Land reforms were not carried out thoroughly; the State has distributed some land to peasants without touching the interests of big and medium landowners. Meanwhile, in both the countryside and the cities, the State tried to set up profit-oriented “cooperatives” based on competition. With a formal democratic ruse – now taken to mean bourgeois and not people’s democracy – the Kurdish national (middle) capitalists in Power are trying to create a big capitalist class and reintegrate into the global imperialist system.

In Rojava, national contradictions have continued to sharpen between the Arabs – the majority of the Syrian population – and the Kurds that by and large control the State machinery, as well as other minorities such as Assyrians and Yazidis.

Only few months ago, the Kurdish Workers Party itself, which operated in Turkey, officially liquidated the armed struggle and surrendered to the State. This proved a major milestone in the degeneration of the Kurdish national movement.

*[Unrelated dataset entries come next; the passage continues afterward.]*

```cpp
__device__ static __attribute__((noinline)) bool mrz_deep_candidate_rec(const mrz_cfg &C, mrz_lead &L, mrz_deep_lds *S, int i, int *xw_n, int lane,
                                              int64_t *stat) {
    mrz_coop_lds *B = &S->coop;
    const int64_t q = mrz_uni64(S->R.q[i]), t = mrz_uni64(S->R.t[i]);
    const int ns = mrz_uni((int)S->R.nsame[i]);
    const int f = mrz_uni((int)S->R.flags[i]);
    int64_t mlen = 0, m_off = 0, m_rev = 0;
    L.p = q;
    if (ns) {
        if (lane < ns) {
            const int64_t op = S->R.same_off[i][lane];
            B->same_off[lane] = op;
            int64_t ml, rv;
            bool lng;
            mrz_lane_match_len(C.buf, q, op, C.end, L.last_match, &ml, &rv, &lng);
            B->pair_res[lane] = lng ? -1 : (int)((ml << 8) | rv);
        }
        MRZ_WAVE_SYNC();
        int xh = 0, xm = 0;
        if (!mrz_resolve_entries(C, L, B, q, ns, lane, stat, &mlen, &m_off, &m_rev, &xh, &xm)) return false;
        L.tag_hits += xh;
        L.tag_misses += xm;
    }
    int nx = *xw_n;
    if (f & MRZ_DF_INS) {
        const int kind = mrz_uni((int)S->R.kind[i]);
        L.inserts++;
        L.count++;
        int ws = mrz_uni(S->R.w[i]);
        if (kind == MRZ_DK_OVER)
            L.count--;
        else if (kind == MRZ_DK_EVICT) {
            L.count--;
            ws = mrz_uni(S->R.same_slot[i][(int)L.victim_round]);
            L.victim_round = L.victim_round + 1 == C.max_chain ? 0 : L.victim_round + 1;
        } else if (kind == MRZ_DK_DISPLACE) {
            const int w2 = mrz_uni(S->R.w2[i]);
            if (mrz_uni((int)S->R.kind2[i]) == MRZ_DK_OVER) L.count--;
            if (lane == 0) {
                mrz_slot oc;
                oc.off = S->R.occ_off[i];
                oc.t = S->R.occ_t[i];
                C.tab[w2] = oc;
                S->xw_slot[nx] = w2;
            }
            nx++;
        }
        if (lane == 0) {
            mrz_slot nw;
            nw.off = q;
            nw.t = t;
            C.tab[ws] = nw;
            S->xw_slot[nx] = ws;
        }
        nx++;
        if (L.count > C.limit) {
            MRZ_DEEP_WAIT();
            mrz_cull_one(C, L, lane);
            if (lane == 0) S->xw_slot[nx] = (int)L.clean_ptr;
            nx++;
        }
    }
    *xw_n = nx;
    return mrz_select_emit(C, L, mlen, m_off, m_rev, lane);
}

__device__ __forceinline__ int mrz_deep_incl(int v, int *ws, int lane, int wave, int *total) {
    const int incl = mrz_wave_incl_sum(v, lane);
    if (lane == 63) ws[wave] = incl;
    __syncthreads();
    int add = 0, tot = 0;
#pragma unroll
    for (int w = 0; w < MRZ_DEEP_WAVES; w++) {
        const int x = ws[w];
        tot += x;
// ... 603 lines not shown
                        ST_ADD(MRZ_ST_D_COOP, 1);
                        ST_ADD(MRZ_ST_D_COOP_REC, rec ? 1 : 0);
                        const bool same_masks = L.min_mask == mm0 && L.tag_mask == tm0;
                        const int nwr = rec ? 0 : mrz_uni(S->coop.n_written);
                        const int64_t cs = rec ? -1 : mrz_uni64(S->coop.cull_slot);
                        const bool room = nx + nwr + 1 <= MRZ_DEEP_XW;
                        if (rec)
                            nx = nx_rec;
                        else if (okc && same_masks && room && !loose) {
                            if (lane < nwr) S->xw_slot[nx + lane] = (int)S->coop.pend_h[lane];
                            nx += nwr;
                            if (cs >= 0) {
                                if (lane == 0) S->xw_slot[nx] = (int)cs;
                                nx++;
                            }
                        }
                        verdict = !okc ? 3 : ((same_masks && (room || loose) && L.p >= q) ? 1 : 2);
                        if (!(loose && verdict == 1)) break;
                        int j = cl + 1;
                        while (j < nb && mrz_uni64(S->R.q[j]) <= L.p) j++;
                        if (j >= nb) break;
                        cl = j;
                    }
                    if (lane == 0) {
                        S->lead = L;
                        S->ctl[0] = verdict;
                        S->ctl[5] = nx;
                    }
                    MRZ_DEEP_WAIT();
                }
                __syncthreads();
                L = S->lead;
                xw_n = mrz_uni(S->ctl[5]);
                const int v = mrz_uni(S->ctl[0]);
                if (v == 3) ok = false;
                if (v == 2) cut = true;
                {
                    const int i = tid;
                    const int nf = mrz_deep_first(i > coop_lane && i < nb && S->R.q[i] > L.p, S->wmin3, lane, wave, tid, nb);
                    next = nf;
                }
                PROF_ADD(MRZ_ST_D_T_COOP);
            }
        }
        if (ok) {
            if (cut || L.p > mrz_uni64(S->R.q[nb - 1])) {
                int64_t pos = L.p + 1;
                if (pos < K.seg_start) pos = K.seg_start;
                ci = mrz_cand_lower_bound(K, pos, lane);
            } else
                ci += n_examined;
        }
        __syncthreads();
    }
    if (ok && ci >= K.n && L.p < lim) L.p = lim;
#ifdef MRZ_SEQ_PROFILE
    stat[MRZ_ST_D_T_TOTAL] += (int64_t)__builtin_amdgcn_s_memtime() - launch_t0;
#endif
    if (tid == 0) {
        if (G) __hip_atomic_store(&G->quit, 1ull, __ATOMIC_RELAXED, __HIP_MEMORY_SCOPE_AGENT);
#if MRZ_HELPER_WGS > 0
        if (C.gmb) mrz_g_storeu(&C.gmb->quit, 1ull);
#endif
        st->p = L.p;
        st->cur_p = L.cur_p;
        st->cur_ofs = L.cur_ofs;
        st->cur_len = L.cur_len;
        st->last_match = L.last_match;
        st->min_mask = L.min_mask;
        st->tag_mask = L.tag_mask;
        st->count = L.count;
        st->clean_ptr = L.clean_ptr;
        st->victim_round = L.victim_round;
        st->n_events = L.n_events;
        st->inserts = L.inserts;
        st->tag_hits = L.tag_hits;
        st->tag_misses = L.tag_misses;
        st->finished = L.p >= C.end ? 1 : 0;
        st->hint_positions = L.p - hint_p0;
        st->hint_events = L.n_events - hint_ev0;
        st->hint_matched = L.mbytes;
#ifdef MRZ_SEQ_STATS
        for (int k = 0; k < MRZ_ST_N; k++)
            if (k < MRZ_ST_DH_T_ACQ || k > MRZ_ST_DH_T_OUT) st->prof[k] += stat[k];
#endif
    }
}

extern "C" hipError_t mrz_launch_sequencer_deep(hipStream_t stream, const uint8_t *buf, mrz_slot *tab, const mrz_cand *cand,
                                                const int *tile_off, const mrz_u64 *bitmap, mrz_event *events,
                                                mrz_seq_state *st, void *gmailbox, int n_helpers, int xcd, void *deep_shared,
                                                int scanners) {
    mrz_seq_args a;
    a.buf = buf;
    a.tab = tab;
    a.cand = cand;
    a.tile_off = tile_off;
    a.bitmap = bitmap;
    a.events = events;
    a.st = st;
    a.gmailbox = gmailbox;
    a.xcd = xcd & 7;
    a.deep_bits = 0;
#if MRZ_HELPER_WGS == 0
    n_helpers = 0;
#endif
    if (n_helpers > MRZ_HELPER_WGS) n_helpers = MRZ_HELPER_WGS;
    if (n_helpers < 0 || !gmailbox) n_helpers = 0;
    a.n_helpers = n_helpers;
    if (gmailbox) {
        hipError_t e = hipMemsetAsync(gmailbox, 0, sizeof(mrz_gmailbox), stream);
        if (e != hipSuccess) return e;
    }
    if (scanners < 0 || !deep_shared) scanners = 0;
    if (scanners > MRZ_DEEP_SCANNERS) scanners = MRZ_DEEP_SCANNERS;
    unsigned grid = (unsigned)(1 + a.n_helpers);
    if (grid < (unsigned)(a.xcd + 1)) grid = (unsigned)(a.xcd + 1);
#ifdef MRZ_EMU_LDS_PER_BLOCK
    if (scanners > 0) {
        grid = (unsigned)(8 * scanners + a.xcd + 1);
        emu::request_coresident();
    }
#else
    if (scanners > a.n_helpers / 2) scanners = a.n_helpers / 2;
    while (scanners > 0 && grid < (unsigned)(scanners + 2)) scanners--;
#endif
    if (deep_shared) {
        hipError_t e = hipMemsetAsync(deep_shared, 0, offsetof(mrz_deep_shared, q), stream);
        if (e != hipSuccess) return e;
    }
    hipLaunchKernelGGL(mrz_seq_deep_kernel, dim3(grid), dim3(MRZ_DEEP_THREADS), 0, stream, a, (mrz_deep_shared *)deep_shared,
                       scanners);
    return hipGetLastError();
}

extern "C" size_t mrz_seq_deep_shared_size(void) { return sizeof(mrz_deep_shared); }
```

### modern-rzip_amd/csrc/mrz_seq_stats.h

```cpp
#pragma once
#include "mrz_common.h"

#define MRZ_SEQ_STATS_LIST(X) \
    X(BATCHES, "batches") X(FORMED, "formed") X(COMMITTED, "committed") X(SEGMENTS, "segments") \
    X(EMITS, "emits") X(BACKJUMP, "backjump") X(REWALK, "rewalk") X(LONGRES, "longres") X(SEQ, "seq_cands") \
    X(CUT_CPLX, "cut_cplx") X(CUT_OVERFLOW, "cut_overflow") X(SKIPOUT, "skipout") X(CONF0, "conf0") \
    X(PAIRS, "pairs") X(T_FORM, "t_form") X(T_WALK, "t_walk") X(T_CONF, "t_conf") X(T_PAIRS, "t_pairs") \
    X(T_LOOP, "t_loop") X(T_REWALK, "t_rewalk") X(T_LONG, "t_long") X(T_SEQ, "t_seq") X(FARMED, "farmed") \
    X(L_POST, "l_post") X(L_STRIPE, "l_stripe") X(L_BWD, "l_bwd") X(L_WAIT, "l_wait") X(L_ROUNDS, "l_rounds") \
    X(F_POST, "f_post") X(F_WAIT, "f_wait") X(F_FOLD, "f_fold") X(S_TAB, "s_tab") X(S_PAIR, "s_pair") \
    X(S_INS, "s_ins") X(OVL, "ovl") X(OVL_OK, "ovl_ok") X(X_WALK, "x_walk") X(X_CASC, "x_casc") \
    X(X_POOL, "x_pool") X(X_WIN, "x_win") X(X_SAME, "x_same") X(C_WIN, "c_win") X(C_EVICT, "c_evict") \
    X(C_DEEP, "c_deep") X(C_MANY, "c_many") X(C_FAIL, "c_fail") X(C_TIE, "c_tie") X(C_NW, "c_nw") \
    X(T_OVL, "t_ovl") X(H_PRE, "h_pre") X(H_CAND, "h_cand") X(H_POST, "h_post") X(T_SCAN, "t_scan") \
    X(T_FOLD, "t_fold") X(T_COMMIT, "t_commit") X(REPREP, "reprep") X(W_STALE, "w_stale") X(W_DROP, "w_drop") \
    X(RESET, "reset") X(T_TURN, "t_turn") X(T_PREP, "t_prep") X(T_PRECOMMIT, "t_precommit") X(E_MASK, "e_mask") \
    X(E_CULL, "e_cull") X(E_XW, "e_xw") X(E_INWIN, "e_inwin") X(E_WINDOW, "e_window") X(E_BULK, "e_bulk") \
    X(E_MORE, "e_more") X(T_PC_CW, "t_pc_cw") X(T_PC_LOG, "t_pc_log") X(T_PC_BEST, "t_pc_best") \
    X(T_PC_BULK, "t_pc_bulk") X(T_TURNWORK, "t_turnwork") X(T_SNAP, "t_snap") X(REBULK, "rebulk") \
     \
    X(BATCH_LANES, "batch_lanes") X(CUT_LONG, "cut_long") X(CUT_WALK, "cut_walk") \
    X(CUT_CONFLICT, "cut_conflict") X(CUT_CULL, "cut_cull") X(BATCH_EMITS, "batch_emits") \
    X(CUT_CASCADE, "cut_cascade") X(BATCH_FORMED, "batch_formed") X(T_WALK2, "t_walk2") X(T_SCANS, "t_scans") \
    X(T_CONFLICT, "t_conflict") X(T_WINDOW, "t_window") \
     \
    X(D_BATCHES, "d_batches") X(D_LANES, "d_lanes") X(D_ROUNDS, "d_rounds") X(D_RESCANNED, "d_rescanned") \
    X(D_COOP, "d_coop") X(D_T_FORM, "d_t_form") X(D_T_SCAN, "d_t_scan") X(D_T_COMMIT, "d_t_commit") \
    X(D_T_RESCAN, "d_t_rescan") X(D_T_TOTAL, "d_t_total") X(D_LAUNCHES, "d_launches") X(D_T_COOP, "d_t_coop") \
    X(D_COOP_REC, "d_coop_rec") X(D_RESOLVED, "d_resolved") X(D_S_COOP, "d_s_coop") \
    X(D_S_CONFLICT, "d_s_conflict") X(D_S_CULLED, "d_s_culled") X(D_S_NOCULL, "d_s_nocull") \
    X(D_S_STALE, "d_s_stale") X(D_C_OVER_ALT, "d_c_over_alt") X(D_C_OVER_NOALT, "d_c_over_noalt") \
    X(D_C_EMPTY, "d_c_empty") X(D_C_DISPLACE, "d_c_displace") X(D_C_OTHER, "d_c_other") \
     \
    X(D_T_POST, "d_t_post") X(D_T_OWN, "d_t_own") X(D_T_WAIT, "d_t_wait") X(D_T_COPYIN, "d_t_copyin") \
    X(DH_T_ACQ, "dh_t_acq") X(DH_T_JOB, "dh_t_job") X(DH_T_SCAN, "dh_t_scan") X(DH_T_OUT, "dh_t_out")
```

The dominant political leadership of the Kurdish national movement has formally rejected Marxism since 1990s, the leading role of the working class, and the need for new democratic revolution. It is a movement of the Kurdish national capitalists. Despite this, numerous revisionist groups in the region have heralded it as an example of revolutionary transformation for opportunistic reasons. One such example are the right liquidationists in Turkey, who have attempted to destroy the new democratic revolution in Turkey led by the Communist Party of Turkey/Marxist-Leninist and tail behind the revisionist leadership in command of the Kurdish national movement.